There are three explanations for this in my opinion:

A) uncertainty the deal is NOT going to happen
B) what will the remaining company (“stub”) be worth ?
C) the effect of the withholding tax on the special dividend

In my opinion, the withholding tax is not very relevant. If I buy now at 19,15 and I pay the withholding tax next year, I can make a “wash sale” (sell at a loss and buy again) to set off the tax. For institutional investors this is no issue anyway.

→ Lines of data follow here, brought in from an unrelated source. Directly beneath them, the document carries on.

__device__ __forceinline__ uint32_t pin4(uint32_t pred, int r0, int r1, int r2, int r3)
{
#if EF_K1B_PIN16
    const uint32_t s01 = __viaddmin_s16x2_relu(__byte_perm(pred, 0, 0x4140), __byte_perm((uint32_t)r0, (uint32_t)r1, 0x6521), 0x00F800F8u);
    const uint32_t s23 = __viaddmin_s16x2_relu(__byte_perm(pred, 0, 0x4342), __byte_perm((uint32_t)r2, (uint32_t)r3, 0x6521), 0x00F800F8u);
    return __byte_perm(s01, s23, 0x6420);
#else
    const int p0 = __viaddmin_s32_relu((int)__byte_perm(pred, 0, 0x4404), r0, 0xF8FF);
    const int p1 = __viaddmin_s32_relu((int)__byte_perm(pred, 0, 0x4414), r1, 0xF8FF);
    const int p2 = __viaddmin_s32_relu((int)__byte_perm(pred, 0, 0x4424), r2, 0xF8FF);
    const int p3 = __viaddmin_s32_relu((int)__byte_perm(pred, 0, 0x4434), r3, 0xF8FF);
    return __byte_perm(__byte_perm(p0, p1, 0x0051), __byte_perm(p2, p3, 0x0051), 0x5410);
#endif
}

__device__ __forceinline__ uint32_t avg2x4(uint32_t a, uint32_t b) { return (a | b) - (((a ^ b) >> 1) & 0x7F7F7F7Fu); }

__device__ __forceinline__ uint32_t avg4x4(uint32_t a, uint32_t b, uint32_t c, uint32_t d)
{
    const uint32_t m = 0x00FF00FFu;
    uint32_t e = (a & m) + (b & m) + (c & m) + (d & m) + 0x00020002u;
    uint32_t o = ((a >> 8) & m) + ((b >> 8) & m) + ((c >> 8) & m) + ((d >> 8) & m) + 0x00020002u;
    return ((e >> 2) & m) | (((o >> 2) & m) << 8);
}

struct PredWords { uint32_t a0, a1, a2, b0, b1, b2; };

__device__ __forceinline__ uint32_t smem_u32(const void* p) { return (uint32_t)__cvta_generic_to_shared(p); }
__device__ __forceinline__ void mbar_init(uint64_t* bar, int count)
{
    asm volatile("mbarrier.init.shared::cta.b64 [%0], %1;" ::"r"(smem_u32(bar)), "r"(count));
    asm volatile("fence.mbarrier_init.release.cluster;" ::: "memory");
}
__device__ __forceinline__ void mbar_expect_tx(uint32_t sbar, uint32_t bytes)
{
    asm volatile("mbarrier.arrive.expect_tx.shared::cta.b64 _, [%0], %1;" ::"r"(sbar), "r"(bytes) : "memory");
}
__device__ __forceinline__ void bulk_tiles(uint32_t sdst, const uint8_t* gsrc, uint32_t bytes, uint32_t sbar)
{
    asm volatile("cp.async.bulk.shared::cluster.global.mbarrier::complete_tx::bytes [%0], [%1], %2, [%3];"
                 ::"r"(sdst), "l"(gsrc), "r"(bytes), "r"(sbar) : "memory");
}
__device__ __forceinline__ void mbar_wait(uint32_t sbar, uint32_t parity)
{
    uint32_t ok;
    do {
        asm volatile("{ .reg .pred p; mbarrier.try_wait.parity.shared::cta.b64 p, [%1], %2; selp.u32 %0, 1, 0, p; }"
                     : "=r"(ok) : "r"(sbar), "r"(parity) : "memory");
    } while (!ok);
}

template <bool kLuma>
__device__ __forceinline__ void pred_words_staged(const uint8_t* st, int plane, int x, int y, int tx0, int ty0, bool yh, PredWords& w)
{
    constexpr int TS = kLuma ? 16 : 8, SH = kLuma ? 4 : 3;
    const int xa = x & ~3, xi = xa & (TS - 1), yi = y & (TS - 1);
    const int o0 = ((y >> SH) - ty0) * (2 * EF_TILE) + ((xa >> SH) - tx0) * EF_TILE + (kLuma ? 0 : 256 + plane * 64) + yi * TS + xi;
    const int o1 = o0 + (xi + 4 < TS ? 4 : EF_TILE + 4 - TS);
    const int xj = (xi + 4) & (TS - 1);
    int o2 = o1 + (xj + 4 < TS ? 4 : EF_TILE + 4 - TS);
    if (((xa + 8) >> SH) - tx0 > 1) o2 = o1;
    w.a0 = *(const uint32_t*)(st + o0); w.a1 = *(const uint32_t*)(st + o1); w.a2 = *(const uint32_t*)(st + o2);
    if (yh) {
        const int d = yi == TS - 1 ? 2 * EF_TILE - (TS - 1) * TS : TS;
        w.b0 = *(const uint32_t*)(st + o0 + d); w.b1 = *(const uint32_t*)(st + o1 + d); w.b2 = *(const uint32_t*)(st + o2 + d);
    }
}

template <bool kLuma>
__device__ __forceinline__ void pred_words_clamped(const uint8_t* ref, int plane, int x, int y, bool yh, PredWords& w)
{
    constexpr int W = kLuma ? EF_W : EF_W / 2, H = kLuma ? EF_H : EF_H / 2, TS = kLuma ? 16 : 8, SH = kLuma ? 4 : 3;
    const int plane_off = kLuma ? 0 : 256 + plane * 64;
#pragma unroll
    for (int r = 0; r < 2; r++) {
        if (r == 1 && !yh) break;
        const int yy = max(0, min(H - 1, y + r));
        const int xa = max(0, min(W - 4, x & ~3)), xb = min(W - 4, xa + 4), xc = min(W - 4, xa + 8);
        const int rowbase = (yy >> SH) * EF_MBW_MAX * EF_TILE + plane_off + (yy & (TS - 1)) * TS;
        const uint32_t v0 = *(const uint32_t*)(ref + rowbase + (xa >> SH) * EF_TILE + (xa & (TS - 1)));
        const uint32_t v1 = *(const uint32_t*)(ref + rowbase + (xb >> SH) * EF_TILE + (xb & (TS - 1)));
        const uint32_t v2 = *(const uint32_t*)(ref + rowbase + (xc >> SH) * EF_TILE + (xc & (TS - 1)));
        if (r == 0) { w.a0 = v0; w.a1 = v1; w.a2 = v2; } else { w.b0 = v0; w.b1 = v1; w.b2 = v2; }
    }
}

__device__ __forceinline__ void pred_finish(const PredWords& w, int x, int xh, int yh, uint32_t& o0, uint32_t& o1)
{
    const int sh = (x & 3) * 8;
    const uint32_t p0 = __funnelshift_r(w.a0, w.a1, sh), p1 = __funnelshift_r(w.a1, w.a2, sh);
    if (xh) {
        const uint32_t q0 = __funnelshift_rc(w.a0, w.a1, sh + 8), q1 = __funnelshift_rc(w.a1, w.a2, sh + 8);
        if (yh) {
            o0 = avg4x4(p0, q0, __funnelshift_r(w.b0, w.b1, sh), __funnelshift_rc(w.b0, w.b1, sh + 8));
            o1 = avg4x4(p1, q1, __funnelshift_r(w.b1, w.b2, sh), __funnelshift_rc(w.b1, w.b2, sh + 8));
        } else {
            o0 = avg2x4(p0, q0);
            o1 = avg2x4(p1, q1);
        }
    } else if (yh) {
        o0 = avg2x4(p0, __funnelshift_r(w.b0, w.b1, sh));
        o1 = avg2x4(p1, __funnelshift_r(w.b1, w.b2, sh));
    } else {
        o0 = p0; o1 = p1;
    }
}

__device__ __forceinline__ bool parse_header(SliceState& s, const SharedTables& T, int& cbp_out, int& intra_out, uint32_t& skip_out, uint32_t& mv_out)
{
    BitReader& br = s.br;
    uint32_t bits = br.peek();
    if ((bits >> 9) == 0) return false;

    int increment = 0, used;
    uint32_t w;
    for (;;) {
        w = br.peek();
        int lz = __clz(w);
        if (lz > 7) return false;
        uint32_t e = T.mba[lz * 32 + ((w << (lz + 1)) >> 27)];
        int len = e & 15, val = (int)(e >> 4);
        if (!len) return false;
        if (val >= 34) {
            br.skip(len);
            if (val == 35) increment += 33;
            continue;
        }
        increment += val;
        used = len;
        break;
    }
    int skip_before = 0;
    if (s.first) { s.first = 0; increment = 1; }
    else if (increment > 1) { s.dc_y = s.dc_cr = s.dc_cb = 128; s.mv_h = s.mv_v = 0; skip_before = increment - 1; }
    s.mb_x += increment;
// ... 70 lines not shown
        if (delta & (1 << (dc_size - 1))) dc += delta;
        else dc += (int)((0xFFFFFFFFu << dc_size) | (uint32_t)(delta + 1));
        if (blk < 4) s.dc_y = dc; else if (blk == 4) s.dc_cr = dc; else s.dc_cb = dc;
    }
    br.skip(used + dc_size);
    return dc;
}

}

__global__ void __launch_bounds__(kParseThreads, kParseCtasPerSm)
ef_parse_kernel(const __grid_constant__ EfDev D, int pic0, int n_pics)
{
    extern __shared__ __align__(16) uint8_t smem[];
    SharedTables& T = *(SharedTables*)smem;
    const uint2* lut = (const uint2*)(smem + kTableBytes);
    {
        const uint32_t* src = (const uint32_t*)D.tables;
        uint32_t* dst = (uint32_t*)smem;
        for (int i = threadIdx.x; i < (int)(sizeof(SharedTables) / 4); i += blockDim.x) dst[i] = src[i];
        const uint4* lsrc = (const uint4*)D.tables->lut2;
        uint4* ldst = (uint4*)(smem + kTableBytes);
        for (int i = threadIdx.x; i < kLutBytes / 16; i += blockDim.x) ldst[i] = lsrc[i];
    }
    __syncthreads();
    const int lane = threadIdx.x & 31;

    uint32_t total = 0;
    for (int p = pic0; p < pic0 + n_pics; p++) total += D.pic_total[p];
    const EfWork* work = D.work + D.pic_base[pic0];
    const uint32_t n_slots = (uint32_t)D.n_streams * (EF_MBW_MAX * EF_MBH_MAX);

    SliceState s;
    s.first = 0; s.wptr = nullptr; s.slot_base = 0; s.qz = nullptr; s.mbw = 0; s.mb_x = s.mb_y = 0;
    s.br.sring = smem_u32(smem + kTableBytes + kLutBytes) + threadIdx.x * (EF_K1A_ES16 ? 16 : 4);
    const uint32_t sstage_warp = smem_u32(smem + kTableBytes + kLutBytes + kRingBytes) + (threadIdx.x & ~31u) * kStageRow;
#if EF_K1A_ES16
    const uint32_t sstage_bias = smem_u32(smem + kTableBytes + kLutBytes + kRingBytes) - (kStageRow / 16) * smem_u32(smem + kTableBytes + kLutBytes);
#define EF_SSTAGE (s.br.sring * (kStageRow / 16) + sstage_bias)
#else
    const uint32_t sstage = sstage_warp + lane * kStageRow;
#define EF_SSTAGE sstage
#endif
    bool active = false, exhausted = false, busy = false;
    uint32_t info_acc = 0, cnt = 0, skipw = 0, mvw = 0, slot = 0;
    uint32_t blk24 = 0, blkbit = 0;
    int cbp_rem = 0, n = 0, intra = 0, ctx = 0;
    auto start_block = [&]() {
        const int blk = __ffs(cbp_rem) - 1;
#if EF_K1B_DEQUANT
        blk24 = ((uint32_t)blk << 27) | ((uint32_t)s.qscale << 16);
#else
        blk24 = (uint32_t)blk << 24;
#endif
        blkbit = 0x100u << blk;
        cbp_rem &= cbp_rem - 1;
        n = 0; ctx = 1;
        if (intra) { D.mb_rec[slot].dc[blk] = parse_dc(s, blk); n = 1; ctx = 0; }
    };
    auto put_entry = [&](uint32_t ent) {
#if EF_PROBE_NOSTORE
        if (ent == 0x12345678u) s.wptr[cnt] = ent;
#else
        if (kStage > 0 && cnt < (uint32_t)kStage) asm volatile("st.shared.u32 [%0], %1;" ::"r"(EF_SSTAGE + cnt * 4), "r"(ent) : "memory");
        else s.wptr[cnt] = ent;
#endif
        cnt++;
    };
    const uint32_t first_round = gridDim.x * blockDim.x;
    bool first_fill = true;

    for (;;) {
        if (kStage > 0) {
            __syncwarp();
            const uint64_t li_mine = (uint64_t)(s.wptr - D.coef);
            if (kStage <= 32 && kHdrBatch == 32) {
                const uint32_t c_mine = (!busy && (info_acc & 1u)) ? min(cnt, (uint32_t)kStage) : 0u;
                if (__any_sync(0xFFFFFFFFu, c_mine != 0)) {
                    const uint32_t srow = sstage_warp + lane * 4;
#pragma unroll (kFlushUnroll)
                    for (int src = 0; src < 32; src++) {
                        const uint32_t c = __shfl_sync(0xFFFFFFFFu, c_mine, src);
                        const uint64_t lb = (uint64_t)__shfl_sync(0xFFFFFFFFu, (uint32_t)li_mine, src) | ((uint64_t)__shfl_sync(0xFFFFFFFFu, (uint32_t)(li_mine >> 32), src) << 32);
                        if (lane < c) {
                            uint32_t v;
                            asm volatile("ld.shared.u32 %0, [%1];" : "=r"(v) : "r"(srow + (uint32_t)src * kStageRow) : "memory");
                            D.coef[lb + lane] = v;
                        }
                    }
                }
            } else {
                unsigned owed = __ballot_sync(0xFFFFFFFFu, !busy && (info_acc & 1u) && cnt != 0);
                while (owed) {
                    const int src = __ffs(owed) - 1;
                    owed &= owed - 1;
                    const uint32_t c = min(__shfl_sync(0xFFFFFFFFu, cnt, src), (uint32_t)kStage);
                    const uint64_t lb = (uint64_t)__shfl_sync(0xFFFFFFFFu, (uint32_t)li_mine, src) | ((uint64_t)__shfl_sync(0xFFFFFFFFu, (uint32_t)(li_mine >> 32), src) << 32);
                    for (uint32_t j = lane; j < c; j += 32) {
                        uint32_t v;
                        asm volatile("ld.shared.u32 %0, [%1];" : "=r"(v) : "r"(sstage_warp + (uint32_t)src * kStageRow + j * 4) : "memory");
                        D.coef[lb + j] = v;
                    }
                }
            }
            __syncwarp();
        }
        if (!busy && (info_acc & 1u)) {
            const uint64_t li = (uint64_t)(s.wptr - D.coef);
            *(uint4*)(D.mb_rec + slot) = make_uint4(cnt | (skipw << 16), mvw, (uint32_t)li, (uint32_t)(li >> 32));
            s.wptr += cnt;
#if EF_K1B_DEQUANT
            if (s.qz) { info_acc |= 1u << 26; D.mb_rec[slot].pad[0] = s.seqi; }
#endif
            D.mb_info[slot] = info_acc | ((uint32_t)s.mbw << 20) | ((s.slot_base >> 31) << 25);
            info_acc = 0;
        }
        do {
            unsigned need = __ballot_sync(0xFFFFFFFFu, !active && !exhausted);
            if (need) {
                uint32_t base;
                if (first_fill) {
                    base = (blockIdx.x * blockDim.x + threadIdx.x) & ~31u;
                    first_fill = false;
                } else {
                    base = 0;
                    int leader = __ffs(need) - 1;
                    if (lane == leader) base = first_round + atomicAdd(D.parse_cursor, (uint32_t)__popc(need));
                    base = __shfl_sync(0xFFFFFFFFu, base, leader);
                }
                if (!active && !exhausted) {
                    uint32_t idx = base + (uint32_t)__popc(need & ((1u << lane) - 1));
                    if (idx >= total) exhausted = true;
                    else {
                        const EfWork w = work[idx];
                        const int code = w.info & 255;
                        s.ptype = (w.info >> 8) & 7; s.full_pel = (w.info >> 11) & 1; s.r_size = (w.info >> 12) & 7;
                        const EfSeq* seq = D.seq + (size_t)w.stream * (D.max_seq + 1) + (w.info >> 16);
                        s.mbw = min((int)seq->mb_width, EF_MBW_MAX);
                        s.mbh = min((int)seq->mb_height, EF_MBH_MAX);
                        s.qz = seq->custom ? (const uint32_t*)seq->qz : nullptr;
                        s.seqi = w.info >> 16;
                        s.qzp = s.qz ? s.qz : T.qz;
                        const uint64_t byte_off = D.es_off[w.stream] + w.es_off;
                        s.slot_base = (w.pic - (uint32_t)pic0) * n_slots + w.stream * (uint32_t)(EF_MBW_MAX * EF_MBH_MAX);
                        s.slot_base |= ((D.base_pics[w.stream] + w.pic + 1u) & 1u) << 31;
                        s.wptr = D.coef + 3 * byte_off;
                        s.br.init(D.es, byte_off);
                        s.mb_y = code - 2; s.mb_x = s.mbw - 1;
                        s.first = 1;
                        s.dc_y = s.dc_cr = s.dc_cb = 128; s.mv_h = s.mv_v = 0;
                        active = code >= 1 && code <= s.mbh && s.mbw > 0 && seq->valid;
                        if (active) {
                            s.qscale = (int)s.br.get(5);
                            while (s.br.get(1)) s.br.skip(8);
                        }
                    }
                }
            }
            if (active && !busy && !(info_acc & 1u)) {
                if (parse_header(s, T, cbp_rem, intra, skipw, mvw)) {
                    slot = (s.slot_base & 0x7FFFFFFFu) + (uint32_t)(s.mb_y * EF_MBW_MAX + s.mb_x);
                    info_acc = 1u | ((uint32_t)intra << 1) | ((uint32_t)cbp_rem << 2);
                    cnt = 0;
                    busy = cbp_rem != 0;
                    if (busy) start_block();
                } else active = false;
            }
        } while (__any_sync(0xFFFFFFFFu, !active && !exhausted));
        if (!__any_sync(0xFFFFFFFFu, active)) break;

I am also pretty sure that the likelihood of the deal happening is very high. After the fiasco two years ago, Fresenius and RHoen will have put a lot of effort into this deal. So I would think that there is at least a 90% probability that the deal is happening.

This leaves us with c): People don’t seem to like being stuck with the “stub”. If we look into the Rhoen 6 month report, we can see that on an annual basis, Rhoen earns around 300-310 mn EUR EBITDA. The part which was sold to Fresenius is clearly the currently more profitable part with EBITDA of 250 mn EUR according to the filing.

This leaves the stub with EBITDA of around 50 mn EUR. The “implied” valuation of the stub is around 340 mn EUR EV at the moment, so we are talking about an implied valuation of 6-7x EV/EBITDA which is not much. Rhoen announced that they intend to earn 150 mn EUR EBITDA in 2015 in the remaining company. Even if this is too optimistic, I still think the “stub” is implicitly very attractive as RHoen has a very long history in turning around hospitals.

So all in all, at the current price, the stub looks like a very interesting investment.. The only problem is that I need to invest the full 19 EUR now in order to get expsure to the 5,20 EUR implied valuation of the stub.

In theory, as a professional investor, I could borrow up to 13,80 EUR against the Rhoen shares to lower the amuont of capital I need to commit and increase my Return on Investment. At the moment, as I have a lot of cash anyway, I do not need to borrow.

Expectation management:

Just to make sure, I do not expect that the shares will jump 5 or 6 Euros until the dividend will be paid. One has to think about the stock rather as a 13,80 cash deposit plus a 5,30 EUR stock. There will be very poor “visibility” about the stub in the next few months until the deal is finally settled. So I do expect some price appreciation on the “deposit part” but not that much, rather like an implicit attractive deposit rate as off set for the execution risk or so. My return expectation until mid next year is rather something like +1 EUR with a very limited downside.

Qualitative aspect

What I do like is the fact, that funder, Mastermind and 12% shareholder Eugen Münch has to a large extent the same interests as the “Normal” shareholders. This is different from similar situations where the CEO just wants to get a big golden handshake. I think the adversaries (Braun and especially Asklepios) might even be tempted to take over the “stub” at some point in time before someone else thinks about buying this (then unlevered) turn around case.

Summary:

So instead of waiting and selling, which was my first reaction, I will actually increase my RHoen position to a full position (5%) as I think that the current risk/return relation is not spectacular but still very good and not correlated much to the overall market.

This translates into around 3.6% exposure on a portfolio basis to the cash payament (Risky deposit) and only 1.4% “true” equity exposure to the stub. I will watch this carefully and potentially increase the position up to 2.5% “stub exposure” if prices gow below 19 EUR. For me the “stub” is one of the most interesting special situations at the moment.